The effect of financial subsidies on enterprise innovation performance in Yunnan Province: a study based on DEA-Malmquist model
DOI:
https://doi.org/10.62051/ijgem.v1n1.21Keywords:
Financial subsidies, Innovation efficiency, DEA model, Malmquist indexAbstract
The 14th Five-Year Plan and the Outline of the Vision goals for 2035 clearly put innovation at the core of China's overall modernization drive. Against the backdrop of a complex and changing international situation and accelerating changes in world industries, adhering to the strategy of innovation-driven development is a new engine for creating economic growth points. High-tech industries have high added value and strong profitability.
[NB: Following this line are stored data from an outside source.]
# jkulhanek/viewformer

Measured on NVIDIA H100. Metric: novel views/sec (128x128, 9-ctx), higher is better.
Workload: dtype f32 encoder (bit-exact codes) + bf16 transformer/decoder

## Files before the change

### viewformer_b200/csrc/vf_tc_gemm.cu

```cuda
#include "vf_wgmma.cuh"
#include <stdlib.h>

namespace {
using namespace vftc;

constexpr int BLOCK_M = 128;
constexpr int ROW_BYTES = 128;
constexpr int A_STAGE_BYTES = BLOCK_M * ROW_BYTES;
constexpr int NUM_EPI_WARPS = 8;
constexpr int NUM_MMA_THREADS = 32 * NUM_EPI_WARPS;
constexpr int NUM_THREADS = NUM_MMA_THREADS + 128;

struct TcParams {
    CUtensorMap tmA, tmB;
    int conv;
    int M, Ncols;
    int num_k_blocks;
    int batch2;
    int tiles_m, tiles_n, total_tiles;
    int a_bm1, a_bm2, b_bm1, b_bm2;
    int TW, TH, TN, tiles_x, tiles_y, OH, OW, Nimg, cin_blocks, bk_elems;
    int tap_dy[9], tap_dx[9], tap_coff[9];
    int gemm_koff;
    int causal_block, causal_skip_n;
    float alpha;
    const float* bias;
    int bias_mode, act;
    const float* residual;
    float* C_f32;
    __nv_bfloat16* C_bf16;
    long long ldc, c_sb1, c_sb2;
    int vec_ok;
    int halo;
    double* gn_sums;
    int gn_groups, gn_cpg, gn_rows_per_img;
    int exact;
    int exact_kc;
    int exact_clog;
    int exact_kpp;
    int exact_lo_b;
    const float2* norm_mr;
    const float* norm_gamma;
    const float* norm_beta;
    int norm_groups, norm_cpg, norm_swish;
};

constexpr float EXACT_LO_SCALE = 1.0f / 2048.0f;

struct TileInfo {
    int m0, n0, b1, b2, img0, oy0, ox0, nkb;
    bool skip;
};

__device__ __forceinline__ TileInfo decode_tile(const TcParams& p, int t, int block_n) {
    TileInfo ti;
    const int n_tile = t % p.tiles_n;
    const int r = t / p.tiles_n;
    const int m_tile = r % p.tiles_m;
    const int bz = r / p.tiles_m;
    ti.b1 = bz / p.batch2;
    ti.b2 = bz % p.batch2;
    ti.m0 = m_tile * BLOCK_M;
    ti.n0 = n_tile * block_n;
    ti.nkb = p.num_k_blocks;
    ti.skip = false;
    if (p.causal_block > 0) {
        const int lim = ((ti.m0 + BLOCK_M - 1) / p.causal_block + 1) * p.causal_block;
        if (p.causal_skip_n) {
            ti.skip = ti.n0 >= lim;
        } else {
            const int kb = (lim + p.bk_elems - 1) / p.bk_elems;
            if (kb < ti.nkb) ti.nkb = kb;
        }
    }
    ti.img0 = ti.oy0 = ti.ox0 = 0;
    if (p.conv) {
        const int tx = m_tile % p.tiles_x;
        const int q = m_tile / p.tiles_x;
        ti.img0 = (q / p.tiles_y) * p.TN;
        ti.oy0 = (q % p.tiles_y) * p.TH;
        ti.ox0 = tx * p.TW;
    }
    return ti;
}

constexpr int HALO_BYTES = 23552;
__host__ __device__ constexpr int halo_buffers(bool exact) { return exact ? 4 : 2; }
__host__ __device__ constexpr int halo_slots(bool exact) { return exact ? 4 : 6; }
__host__ __device__ constexpr int operand_bytes(int stages, int stage_bytes, int b_stage_bytes, bool exact) {
    return stages * stage_bytes > halo_buffers(exact) * HALO_BYTES + halo_slots(exact) * b_stage_bytes
               ? stages * stage_bytes
               : halo_buffers(exact) * HALO_BYTES + halo_slots(exact) * b_stage_bytes;
}
constexpr int MAX_STAGES = 8;
template <int kBlockN, int kStages, bool kExact>
__host__ __device__ constexpr int tc_smem_bytes() {
    return operand_bytes(kStages, A_STAGE_BYTES + kBlockN * ROW_BYTES, kBlockN * ROW_BYTES, kExact) +
           NUM_EPI_WARPS * 32 * (kBlockN / 2 + 4) * 4  + 1024  + 8 * (2 * MAX_STAGES + 8) ;
}

__device__ __forceinline__ void prefetch_residual_l2(const TcParams& p, const TileInfo& ti, int block_n) {
    const int tw = min(p.TW, p.OW - ti.ox0);
    const uint32_t bytes = (uint32_t)(((long long)(tw - 1) * p.ldc + block_n) * 4);
    for (int r = 0; r < p.TN * p.TH; ++r) {
        const int img = ti.img0 + r / p.TH, oy = ti.oy0 + r % p.TH;
        if (img >= p.Nimg || oy >= p.OH) continue;
        const float* src = p.residual + ((long long)(img * p.OH + oy) * p.OW + ti.ox0) * p.ldc + ti.n0;
        asm volatile("cp.async.bulk.prefetch.L2.global [%0], %1;" ::"l"(src), "r"(bytes) : "memory");
    }
}
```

They can not only promote their own upgrading through continuous technological innovation, but also share the results of their innovation output with other industries, which has obvious spillover and promotes the traditional industries to move upstream of the value chain. In recent years, the scale of financial investment in science and technology continues to expand in China. At this stage, the impact of government financial investment in science and technology on industrial innovation activities is studied. This investment in high-tech industry scientific and technological innovation activities is of great significance. Based on 16 prefectures (cities) in Yunnan Province from 2012 to 2021, this paper uses DEA model to measure their innovation efficiency, discuss and analyze the effect of financial subsidies on innovation efficiency.